When asked about the issue of false reports, Horowitz said you have to be careful vetting complaints and not jump to conclusions. This is also why having cameras is critical, he added. Peters agreed and said the bureau could use more resources for cameras.
The House passed bipartisan legislation to address deficiencies in BOP’s security camera and radio systems. The Senate previously passed the bill, so now it goes to the president’s desk.
Separately, Sens. Dick Durbin, D-Ill., Chuck Grassley, R-Iowa, Dianne Feinstein, D-Calif., and Alex Padilla, D-Calif., on Monday pressed the Justice Department for more answers on BOP staff misconduct, after receiving their requested data on staff-on-staff and staff-on-inmate sexual misconduct and abuse investigations from 2017 to 2021. The Senate Judiciary Committee leaders and members have sent the department various queries on this issue over the past year.
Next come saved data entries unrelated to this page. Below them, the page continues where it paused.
cudaError_t setup_large(gpe_model* m, const double* invQ) {
    const int M = m->M;
    m->large_Mp = (M + 63) / 64 * 64;
    m->large_kblk = m->large_Mp / 4;
    m->large_nstage = 6;
    m->large_chunk = 16 * (int64_t)m->sms * 4;
    const size_t scratch = (size_t)(m->large_chunk / 16) * m->large_kblk * 64 * 8;
    cudaError_t e = cudaMalloc((void**)&m->d_kscratch, scratch);
    if (e == cudaSuccess) e = cudaMemset(m->d_kscratch, 0, scratch);
    if (e == cudaSuccess) e = cudaEventCreateWithFlags(&m->scratch_free, cudaEventDisableTiming);
    if (e != cudaSuccess || !invQ || M > GPE_MAX_TRAIN) return e;
    const size_t Mp = (size_t)m->large_Mp;
    std::vector<double> st((size_t)m->large_kblk * Mp * 4, 0.0);
    for (int j = 0; j < M; ++j)
        for (int i = 0; i < M; ++i) st[((size_t)(i >> 2) * Mp + j) * 4 + (i & 3)] = invQ[(size_t)j * M + i];
    e = upload(&m->d_stiled, st);
    m->large_valid = e == cudaSuccess;
    return e;
}

cudaError_t var_large(const gpe_model* m, double* var, int64_t ld_var, int64_t n, cudaStream_t st) {
    VarLargeParams v;
    memset(&v, 0, sizeof(v));
    v.kstar = m->d_kscratch; v.s_tiled = m->d_stiled; v.var = var; v.ld_var = ld_var; v.N = n;
    v.Mp = m->large_Mp; v.kblk = m->large_kblk; v.npass = (m->large_Mp + kVlPass - 1) / kVlPass;
    v.nstage = m->large_nstage; v.b = m->b;
    const size_t smem = 128 + kVlWarps * kVlTN * 8 + (size_t)v.nstage * kVlStageBytes;
    return launch_var_large(v, (int)std::min<int64_t>((n + kVlTN - 1) / kVlTN, m->sms), smem, st);
}

int predict_generic(gpe_model* m, const double* testing, int64_t N, double* mu, double* var, double* deriv, double* hess,
                    int64_t ld_mu, int64_t ld_var, int64_t ld_deriv, int64_t ld_hess, cudaStream_t st) {
    if (var != nullptr && !m->has_invQ) return fail(GPE_ERR_INVALID, "variance requested but the model was created without invQ");
    if (var != nullptr && !m->large_valid)
        return fail(GPE_ERR_UNSUPPORTED, "variance contraction supports M <= %d (got M = %d)", GPE_MAX_TRAIN, m->M);
    const int D = m->D;
    const size_t smem_k = ((size_t)(kGenTN + kGenJC) * (D + 1) + 128) * 8;
    std::lock_guard<std::mutex> scratch_lock(m->scratch_mu);
    CUDA_TRY(cudaStreamWaitEvent(st, m->scratch_free, 0));
    for (int64_t n0 = 0; n0 < N; n0 += m->large_chunk) {
        const int64_t n = std::min(m->large_chunk, N - n0);
        GenericParams p;
        memset(&p, 0, sizeof(p));
        p.testing = testing + n0 * D; p.N = n;
        p.mu = mu ? mu + n0 * ld_mu : nullptr;
        p.deriv = deriv ? deriv + n0 * ld_deriv : nullptr;
        p.hess = hess ? hess + n0 * ld_hess : nullptr;
        p.ld_mu = ld_mu; p.ld_deriv = ld_deriv; p.ld_hess = ld_hess;
        p.xs = m->d_gen_xs; p.alpha = m->d_gen_alpha; p.sqw = m->d_gen_sqw;
        p.kstar = m->d_kscratch; p.mu_tmp = m->d_gen_mu;
        p.M = m->M; p.D = D; p.kblk = m->large_kblk;
        const int64_t tiles = (n + kGenTN - 1) / kGenTN;
        CUDA_TRY(launch_kernel(k_generic_kstar, (unsigned)std::min<int64_t>(tiles, (int64_t)m->sms * 4), kGenThreads, smem_k, st, p));
        if (deriv != nullptr)
            CUDA_TRY(launch_kernel(k_generic_grad, dim3((unsigned)std::min<int64_t>(tiles, (int64_t)m->sms * 8), (unsigned)std::min((D + 15) / 16, 16)),
                                   kGenThreads, 0, st, p));
        if (var != nullptr) CUDA_TRY(var_large(m, var + n0 * ld_var, ld_var, n, st));
        if (hess != nullptr) CUDA_TRY(launch_kernel(k_generic_hess, (unsigned)std::min<int64_t>(n, (int64_t)m->sms * 8), kGenThreads, 0, st, p));
    }
    CUDA_TRY(cudaEventRecord(m->scratch_free, st));
    return GPE_OK;
}

enum class Path { generic, large, tiny, fused, mean };
struct CallPlan {
    Path path;
    const FullPlan* full = nullptr;
    bool fuse_hess = false;
};

CallPlan plan_call(const gpe_model* m, int64_t call_N, bool var, bool hess) {
    CallPlan c;
    if (m->generic) { c.path = Path::generic; return c; }
    static const bool no_tiny = getenv("GPE_NO_TINY") != nullptr;
    static const int64_t env_max = getenv("GPE_TINY_MAX") ? atoll(getenv("GPE_TINY_MAX")) : -1;
    const int64_t tiny_max = env_max >= 0 ? env_max : kTinyTN * (int64_t)(2 * m->sms / kTinyCluster);
    const FullPlan& f = m->full;
    const bool tiny = m->has_invQ && !no_tiny && f.valid && f.cfg == 0 && f.nchunks == 1 && m->DP <= 16 && call_N <= tiny_max;
    c.path = tiny ? Path::tiny : f.valid ? Path::fused : m->large_valid ? Path::large : Path::mean;
    c.fuse_hess = hess && m->hess_fused_ok && !tiny && (var ? !m->symmetric : f.cfg == 0);
    const bool small = m->full_small.valid && !c.fuse_hess && call_N <= 3 * 16 * (int64_t)m->sms;
    c.full = small ? &m->full_small : &m->full;
    return c;
}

“This data show an alarming number of reports of sexual abuse across bureau facilities and that the majority of these reports were closed as unsustained,” the senators wrote. In a footnote, they explained that due to the confidentiality and complexity of the data, they agreed with the Justice Department request to not disclose it at this time. The lawmakers asked for a response to their questions by January 9.
“As demonstrated by our recent actions, the department is taking sexual misconduct in federal prison facilities extremely seriously and we have been proactive in working with Congress on this issue,” said a spokesperson for the Justice Department. “We are currently reviewing the letter and will respond to it in due course.”